Planing a weakend at the end of sept never fished there any help would be great taking my new father inlaw need to do good . will be trying for eyes crappie muskie but really any tite line will work . thank for you time and help


----------



## Fasteddie26 (Sep 5, 2006)

Good luck getting any help from anyone i cant ever get any.......


----------



## DJA (Jun 18, 2004)

The SoWC had a tournament there on Sat. but no ones talking


----------



## triton175 (Feb 21, 2006)

I'll assume that you are staying in the lodge or cabins.
There is a large point due west of the cabin/lodge launch ramp, maybe only 150-200 yds from the ramp. Fish the east side of that point (depth drops from about 5 ft to 20ft) find the right depth and stay there. Jig and minnow or crawler. Good luck!
Brian

Fasteddie26 - I wonder why you can't get any help


----------



## Tiny Tim (Sep 19, 2006)

Got into a nice mess of Crappies there last week. Got them all in the Cabin area fishing drop offs in about 17 fow. They were down about 12 ft.Everything was caught on 1/16 oz.jigs tipped with a bass minnow.Tried to find some Saygeyes but only got small ones. Some of the crappies were black ones that were 9-11 inches long. Triton175 is rught about that point. It sets to the of the ramp if you are on shore.Also the small bay across the lake from the cabin ramp can be good early in the morning before the sun gets on it.Have caught a lot of Crappie and White bass there along with a Saugeye once in a while. Hope this helps and you have a good time.


----------



## fatkid (Oct 14, 2006)

thanks for your help we are staying at 1 of the camp grounds but have pleasure boated on the lake and have seen the cabins and that long point we are going to hit it hard at the end of the month hopfully I will not let him down


----------



## fatkid (Oct 14, 2006)

Please
Help 
Its 

My 
Fatherinlaw


----------



## toboso (Apr 14, 2004)

For what it's worth, the guys I know tell me it's like bass fishing--you have to fish every little rock structure and piece of wood (there's a lot of both!). Salt Fork is so full of options and the fish can spread out and ambush feed along the shorelines, hence the bass reference.
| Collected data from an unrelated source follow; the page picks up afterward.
template <int THREADS, typename CodeT, int GROUP = 1>
__device__ __forceinline__ void pack_block(const uint8_t *__restrict__ src, uint64_t len,
                                           const hufcode_t *__restrict__ codes64,
                                           const int16_t *__restrict__ tb, uint32_t tree_len,
                                           uint8_t *__restrict__ out, uint64_t dst0, uint64_t dst1,
                                           CodeT *s_code, uint32_t *s_part, uint32_t *s_tail, uint32_t *s_stage,
                                           uint64_t *__restrict__ sub_tiles, uint16_t *__restrict__ sub_groups)
{
    static_assert(HUF_SUB_TILE == 64 * PACK_SPT, "a sub-index tile is one wave of a pack tile");
    constexpr int TILE = THREADS * PACK_SPT;
    constexpr int WAVES = THREADS / 64;
    const int tid = (int)threadIdx.x;
    const int lane = tid & 63, wave = tid >> 6;

    uint8_t *g_a0 = out + (dst0 & ~3ull);
    const uint32_t rec_lo = (uint32_t)(dst0 & 3ull);
    const uint64_t rec_hi = rec_lo + (dst1 - dst0);
    uint32_t *g_w0 = reinterpret_cast<uint32_t *>(g_a0);

    for (int i = tid; i < HUF_NSYM; i += THREADS) s_code[i] = (CodeT)codes64[i];

    uint32_t hdr_end;
    if (!pack_header<THREADS>(len, tb, tree_len, g_a0, g_w0, rec_lo, rec_hi, s_tail, &hdr_end)) return;

    uint64_t bitpos = (uint64_t)hdr_end * 8ull;


    for (uint64_t t0 = 0; t0 < len; t0 += TILE) {
        const uint64_t my0 = t0 + (uint64_t)tid * PACK_SPT;
        uint32_t nsym = 0;
        CodeT code[PACK_SPT];
        uint32_t mybits = 0;
        if (my0 < len) {
            nsym = (uint32_t)dmin<uint64_t>(PACK_SPT, len - my0);
            const uint8_t *p = src + my0;
            if (nsym == PACK_SPT && (((uintptr_t)p) & 15u) == 0) {
                const uint4 v0 = load_stream16(reinterpret_cast<const uint4 *>(p));
                const uint4 v1 = load_stream16(reinterpret_cast<const uint4 *>(p) + 1);
                const uint32_t w[8] = {v0.x, v0.y, v0.z, v0.w, v1.x, v1.y, v1.z, v1.w};
#pragma unroll
                for (int k = 0; k < PACK_SPT; k++) code[k] = s_code[(w[k >> 2] >> (8 * (k & 3))) & 0xffu];
            } else {
#pragma unroll
                for (int k = 0; k < PACK_SPT; k++) code[k] = (k < (int)nsym) ? s_code[p[k]] : (CodeT)0;
            }
#pragma unroll
            for (int k = 0; k < PACK_SPT; k++) mybits += (uint32_t)(code[k] & 0xffu);
        } else {
#pragma unroll
            for (int k = 0; k < PACK_SPT; k++) code[k] = 0;
        }
        uint32_t tile_bits;
        const uint32_t ex = block_excl_scan_u32<THREADS>(mybits, s_part, tile_bits);
        if (sub_groups) {
            if (nsym) sub_groups[my0 / PACK_SPT] = (uint16_t)mybits;
            if (lane == 0 && nsym) sub_tiles[my0 / HUF_SUB_TILE] = bitpos + ex - (uint64_t)hdr_end * 8ull;
        }

        const uint64_t s = bitpos + ex;
        const uint64_t w_lo = bitpos >> 5, w_hi = (bitpos + tile_bits) >> 5;
        const uintptr_t stage_addr = (uintptr_t)(g_w0 + w_lo) & ~(uintptr_t)15;
        const uint32_t i_lo = (uint32_t)(((uintptr_t)(g_w0 + w_lo) - stage_addr) >> 2);
        const uint32_t i_hi = i_lo + (uint32_t)(w_hi - w_lo);
        const bool staged = i_hi + 2 <= PACK_STAGE_WORDS;
        PackAcc<CodeT> a;
        a.acc = 0;
        a.nacc = (uint32_t)(s & 31u);
        a.have_first = false;
        a.first = 0;
        uint32_t *const g_first = g_w0 + (s >> 5);
        uint32_t *const s_first = s_stage + (i_lo + (uint32_t)((s >> 5) - w_lo));
        if (staged) {
            a.gw = s_first;
            if constexpr (GROUP == 3) {
#pragma unroll
                for (int k = 0; k + 2 < PACK_SPT; k += 3) a.push_triple((uint32_t)code[k], (uint32_t)code[k + 1], (uint32_t)code[k + 2]);
                static_assert(PACK_SPT % 3 == 2, "the last two symbols go as a pair");
                a.push_pair((uint32_t)code[PACK_SPT - 2], (uint32_t)code[PACK_SPT - 1]);
            } else if constexpr (GROUP == 2) {
#pragma unroll
                for (int k = 0; k < PACK_SPT; k += 2) a.push_pair((uint32_t)code[k], (uint32_t)code[k + 1]);
            } else {
#pragma unroll
                for (int k = 0; k < PACK_SPT; k++) a.push(code[k]);
            }
        } else {
            a.gw = g_first;
#pragma unroll
            for (int k = 0; k < PACK_SPT; k++) a.push(code[k]);
        }
        const uint32_t nwords = (uint32_t)(a.gw - (staged ? s_first : g_first));
        const uint32_t tail_val = a.tail();

        uint32_t in_tail = wave_up1_u32(tail_val);
        if (lane == 63) s_tail[wave] = tail_val;
        __syncthreads();
        if (lane == 0) in_tail = (wave == 0) ? s_tail[WAVES] : s_tail[wave - 1];
        const uint32_t n_in = (uint32_t)(s & 31u);
        const bool is_last = (nsym > 0) && (my0 + nsym == len);
        if (a.have_first) {
            const uint32_t word = __builtin_bswap32(a.first | (n_in ? (in_tail << (32 - n_in)) : 0u));
            if (staged) *s_first = word;
            else *g_first = word;
        }
        uint32_t out_tail = tail_val;
        if (!a.have_first && nsym > 0) {
            out_tail = (n_in ? (in_tail << (a.nacc - n_in)) : 0u) | tail_val;
        }
        if (is_last && a.nacc) {
            const uint32_t word = out_tail << (32 - a.nacc);
            const uint32_t nbytes = (a.nacc + 7) >> 3;
            uint8_t *b = reinterpret_cast<uint8_t *>(g_first + nwords);
            for (uint32_t k = 0; k < nbytes; k++) b[k] = (uint8_t)(word >> (24 - 8 * k));
        }
        __syncthreads();
        if (tid == THREADS - 1) s_tail[WAVES] = out_tail;
        if (staged) {
            uint8_t *const g16 = reinterpret_cast<uint8_t *>(stage_addr);
            for (uint32_t u = tid; 4 * u < i_hi; u += THREADS) {
                const uint32_t i0 = 4 * u;
                if (i0 >= i_lo && i0 + 4 <= i_hi) {
                    store_pack16(reinterpret_cast<uint4 *>(g16 + 4 * i0), *reinterpret_cast<const uint4 *>(s_stage + i0));
                } else {
                    for (uint32_t i = (i0 > i_lo ? i0 : i_lo); i < i0 + 4 && i < i_hi; i++)
                        *reinterpret_cast<uint32_t *>(g16 + 4 * i) = s_stage[i];
                }
            }
        }
        bitpos += tile_bits;
        (void)rec_hi;
    }
}

struct PackEnt {
    uint32_t code;
    uint32_t lens;
};
__device__ __forceinline__ uint2 pack_ent_of(hufcode_t e)
{
    const uint32_t len = (uint32_t)(e & 0xffu);
    return make_uint2((uint32_t)(e >> 8), len | (((32u - len) & 31u) << 16) | (len << 27));
}
__device__ __forceinline__ uint32_t pack_pushed_out(uint32_t lens, uint32_t acc)
{
    uint32_t o;
    asm("v_lshrrev_b32_sdwa %0, %1, %2 dst_sel:DWORD dst_unused:UNUSED_PAD src0_sel:BYTE_2 src1_sel:DWORD"
        : "=v"(o) : "v"(lens), "v"(acc));
    return o;
}

template <int GROUP, bool PARTIAL>
__device__ __forceinline__ uint32_t pack_join(const uint2 *s_ent, const uint32_t (&w)[8], uint32_t nsym,
                                              uint32_t (&pc)[(PACK_SPT + GROUP - 1) / GROUP], uint32_t (&ph)[(PACK_SPT + GROUP - 1) / GROUP])
{
    constexpr int NG = (PACK_SPT + GROUP - 1) / GROUP;
    constexpr int BATCH = GROUP == 2 ? 4 : 2;
    uint32_t bits = 0;
#pragma unroll
    for (int g = 0; g < NG; g++) {
        if (g % BATCH == 0) __builtin_amdgcn_sched_barrier(0);
        const int k = g * GROUP;
        uint2 e[3];
#pragma unroll
        for (int j = 0; j < GROUP; j++) {
            const int kk = k + j;
            if (kk < PACK_SPT) {
                e[j] = s_ent[(w[kk >> 2] >> (8 * (kk & 3))) & 0xffu];
                if (PARTIAL && kk >= (int)nsym) e[j] = make_uint2(0u, 0u);
            }
        }
        if (GROUP == 3 && k + 2 < PACK_SPT) {
            pc[g] = (((e[0].x << (e[1].y & 31u)) | e[1].x) << (e[2].y & 31u)) | e[2].x;
            ph[g] = e[0].y + e[1].y + e[2].y;
        } else {
            pc[g] = (e[0].x << (e[1].y & 31u)) | e[1].x;
            ph[g] = e[0].y + e[1].y;
        }
        bits += ph[g];
    }
    __builtin_amdgcn_sched_barrier(0);
    return bits & 0xffffu;
}

template <int THREADS, int GROUP>
__device__ __forceinline__ void pack_block_multi(const uint8_t *__restrict__ src, uint64_t len64,
                                                 const hufcode_t *__restrict__ codes64,
                                                 const int16_t *__restrict__ tb, uint32_t tree_len,
                                                 uint8_t *__restrict__ out, uint64_t dst0, uint64_t dst1,
                                                 uint2 *s_ent, uint32_t *s_part, uint32_t *s_tail, uint32_t *s_stage,
                                                 uint64_t *__restrict__ sub_tiles, uint16_t *__restrict__ sub_groups)
{
    static_assert(GROUP == 2 || GROUP == 3, "two or three codes a push");
    static_assert(HUF_SUB_TILE == 64 * PACK_SPT, "a sub-index tile is one wave of a pack tile");
    constexpr uint32_t TILE = THREADS * PACK_SPT;
    constexpr int WAVES = THREADS / 64;
    const uint32_t len = (uint32_t)len64;
    constexpr int NG = (PACK_SPT + GROUP - 1) / GROUP;
    typedef __attribute__((address_space(3))) uint32_t *lds_word;
    const int tid = (int)threadIdx.x;
    const int lane = tid & 63, wave = tid >> 6;

    uint8_t *g_a0 = out + (dst0 & ~3ull);
    const uint32_t rec_lo = (uint32_t)(dst0 & 3ull);
    const uint64_t rec_hi = rec_lo + (dst1 - dst0);
    uint32_t *g_w0 = reinterpret_cast<uint32_t *>(g_a0);

    for (int i = tid; i < HUF_NSYM; i += THREADS) s_ent[i] = pack_ent_of(codes64[i]);

    uint32_t hdr_end;
    if (!pack_header<THREADS>(len64, tb, tree_len, g_a0, g_w0, rec_lo, rec_hi, s_tail, &hdr_end)) return;

    uint64_t bitpos = (uint64_t)hdr_end * 8ull;

    uint4 n0 = make_uint4(0u, 0u, 0u, 0u), n1 = n0;
    bool ahead = false;
#define PACK_REQUEST(T0_)                                                                                      \
    {                                                                                                         \
        const uint32_t m0_ = (T0_) + (uint32_t)tid * PACK_SPT;                                                \
        const uint8_t *q_ = src + m0_;                                                                        \
        ahead = (T0_) < len && __builtin_amdgcn_ballot_w64(!(m0_ + PACK_SPT <= len && (((uintptr_t)q_) & 15u) == 0)) == 0ull; \
        if (ahead) {                                                                                          \
            n0 = load_stream16(reinterpret_cast<const uint4 *>(q_));                                          \
            n1 = load_stream16(reinterpret_cast<const uint4 *>(q_) + 1);                                      \
        }                                                                                                     \
    }
    PACK_REQUEST(0u)
    for (uint32_t t0 = 0; t0 < len; t0 += TILE) {
        const uint32_t my0 = t0 + (uint32_t)tid * PACK_SPT;
        const uint32_t nsym = my0 < len ? dmin<uint32_t>(PACK_SPT, len - my0) : 0u;
        const uint8_t *p = src + my0;
        uint32_t pc[NG], ph[NG];
        uint32_t mybits;
        if (ahead) {
            const uint32_t w[8] = {n0.x, n0.y, n0.z, n0.w, n1.x, n1.y, n1.z, n1.w};
            mybits = pack_join<GROUP, false>(s_ent, w, nsym, pc, ph);
        } else {
            uint32_t w[8];
#pragma unroll
            for (int i = 0; i < 8; i++) {
                w[i] = 0;
#pragma unroll
                for (int j = 0; j < 4; j++)
                    if (4 * i + j < (int)nsym) w[i] |= (uint32_t)p[4 * i + j] << (8 * j);
            }
            mybits = pack_join<GROUP, true>(s_ent, w, nsym, pc, ph);
        }
        PACK_REQUEST(t0 + TILE)
        uint32_t tile_bits;
        const uint32_t ex = block_excl_scan_u32<THREADS>(mybits, s_part, tile_bits);
        if (sub_groups) {
            if (nsym) sub_groups[my0 / PACK_SPT] = (uint16_t)mybits;
            if (lane == 0 && nsym) sub_tiles[my0 / HUF_SUB_TILE] = bitpos + ex - (uint64_t)hdr_end * 8ull;
        }

        const uint64_t w_lo = bitpos >> 5, w_hi = (bitpos + tile_bits) >> 5;
        const uintptr_t stage_addr = (uintptr_t)(g_w0 + w_lo) & ~(uintptr_t)15;
        const uint32_t i_lo = (uint32_t)(((uintptr_t)(g_w0 + w_lo) - stage_addr) >> 2);
        const uint32_t i_hi = i_lo + (uint32_t)(w_hi - w_lo);
        const bool staged = i_hi + 2 <= PACK_STAGE_WORDS;
        const uint32_t rel = (uint32_t)(bitpos & 31u) + ex;
        const uint32_t n_in = rel & 31u;
        uint32_t *const g_first = g_w0 + w_lo + (rel >> 5);
        uint32_t *const s_first = s_stage + (i_lo + (rel >> 5));
        uint32_t nwords, nacc, tail_val, first = 0;
        if (staged) {
            uint32_t acc = 0;
            uint32_t tot = n_in | (n_in << 27);
            const uint32_t gw0 = (uint32_t)(uintptr_t)(lds_word)s_first - 4u;
            uint32_t gw = gw0;
#pragma unroll
            for (int g = 0; g < NG; g++) {
                uint32_t tot2;
                const bool word_done = __builtin_add_overflow(tot, ph[g], &tot2);
                const uint32_t acc2 = (acc << (ph[g] & 31u)) | pc[g];
                if (word_done) {
                    const uint32_t word = __builtin_amdgcn_alignbit(pack_pushed_out(ph[g], acc), acc2, tot2);
                    gw += 4;
                    asm volatile("" : "+v"(gw));
                    *(lds_word)(uintptr_t)gw = __builtin_bswap32(word);
                }
                acc = acc2;
                tot = tot2;
            }
            nwords = (gw - gw0) >> 2;
            nacc = tot & 31u;
            tail_val = acc & ((1u << nacc) - 1u);
        } else {
            PackAcc<uint32_t> a;
            a.acc = 0;
            a.nacc = n_in;
            a.have_first = false;
            a.first = 0;
            a.gw = g_first;
#pragma unroll 1
            for (uint32_t k = 0; k < nsym; k++) {
                const uint2 e = s_ent[src[my0 + k]];
                a.push32(e.x, e.y & 31u);
            }
            nwords = (uint32_t)(a.gw - g_first);
            nacc = a.nacc;
            tail_val = a.tail();
            first = a.first;
        }

        uint32_t in_tail = wave_up1_u32(tail_val);
        if (lane == 63) s_tail[wave] = tail_val;
        __syncthreads();
        if (lane == 0) in_tail = (wave == 0) ? s_tail[WAVES] : s_tail[wave - 1];
        const bool is_last = (nsym > 0) && (my0 + nsym == len);
        if (nwords) {
            const uint32_t lead = n_in ? (in_tail << (32 - n_in)) : 0u;
            if (staged) {
                if (n_in) __hip_atomic_fetch_or(s_first, __builtin_bswap32(lead), __ATOMIC_RELAXED, __HIP_MEMORY_SCOPE_WORKGROUP);
            } else {
                *g_first = __builtin_bswap32(first | lead);
            }
        }
        uint32_t out_tail = tail_val;
        if (!nwords && nsym > 0) {
            out_tail = (n_in ? (in_tail << (nacc - n_in)) : 0u) | tail_val;
        }
        if (is_last && nacc) {
            const uint32_t word = out_tail << (32 - nacc);
            const uint32_t nbytes = (nacc + 7) >> 3;
            uint8_t *b = reinterpret_cast<uint8_t *>(g_first + nwords);
            for (uint32_t k = 0; k < nbytes; k++) b[k] = (uint8_t)(word >> (24 - 8 * k));
        }
        __syncthreads();
        if (tid == THREADS - 1) s_tail[WAVES] = out_tail;
        if (staged) {
            uint8_t *const g16 = reinterpret_cast<uint8_t *>(stage_addr);
            for (uint32_t u = tid; 4 * u < i_hi; u += THREADS) {
                const uint32_t i0 = 4 * u;
                if (i0 >= i_lo && i0 + 4 <= i_hi) {
                    store_pack16(reinterpret_cast<uint4 *>(g16 + 4 * i0), *reinterpret_cast<const uint4 *>(s_stage + i0));
                } else {
                    for (uint32_t i = (i0 > i_lo ? i0 : i_lo); i < i0 + 4 && i < i_hi; i++)
                        *reinterpret_cast<uint32_t *>(g16 + 4 * i) = s_stage[i];
                }
            }
        }
        bitpos += tile_bits;
        (void)rec_hi;
    }
}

I have only stumbled into a few while trolling for muskies--none while saugeye fishing. Those main lake points wouldn't be a bad place to begin. You might also check around the spillway bar and the bay near the dam.


----------



## TIGGER (Jan 17, 2006)

Like Triton stated fish that little bay hard by the cabins. The narrows leading in and out also. Find the drop offs in those areas near the flats. They will move up and down. Also try casting a jig and crawler from the boat ramp at night under the lights at night. Don't make alot of noise when walking out on the docks. After all the boat traffic clears out the minnows move under the light. The walleyes will follow. cast right on the cement ramps on the launch area. Think about it. In the daylight they don't move far from there. There are some points near by.

The dam can be productive also fast trolling shad baits. 3 mph Beware!!!!!!!!! You will catch musky's also! LOL 12 to 14 feet of water

Good luck!

I will be down there the first week of October for an overnighter!


----------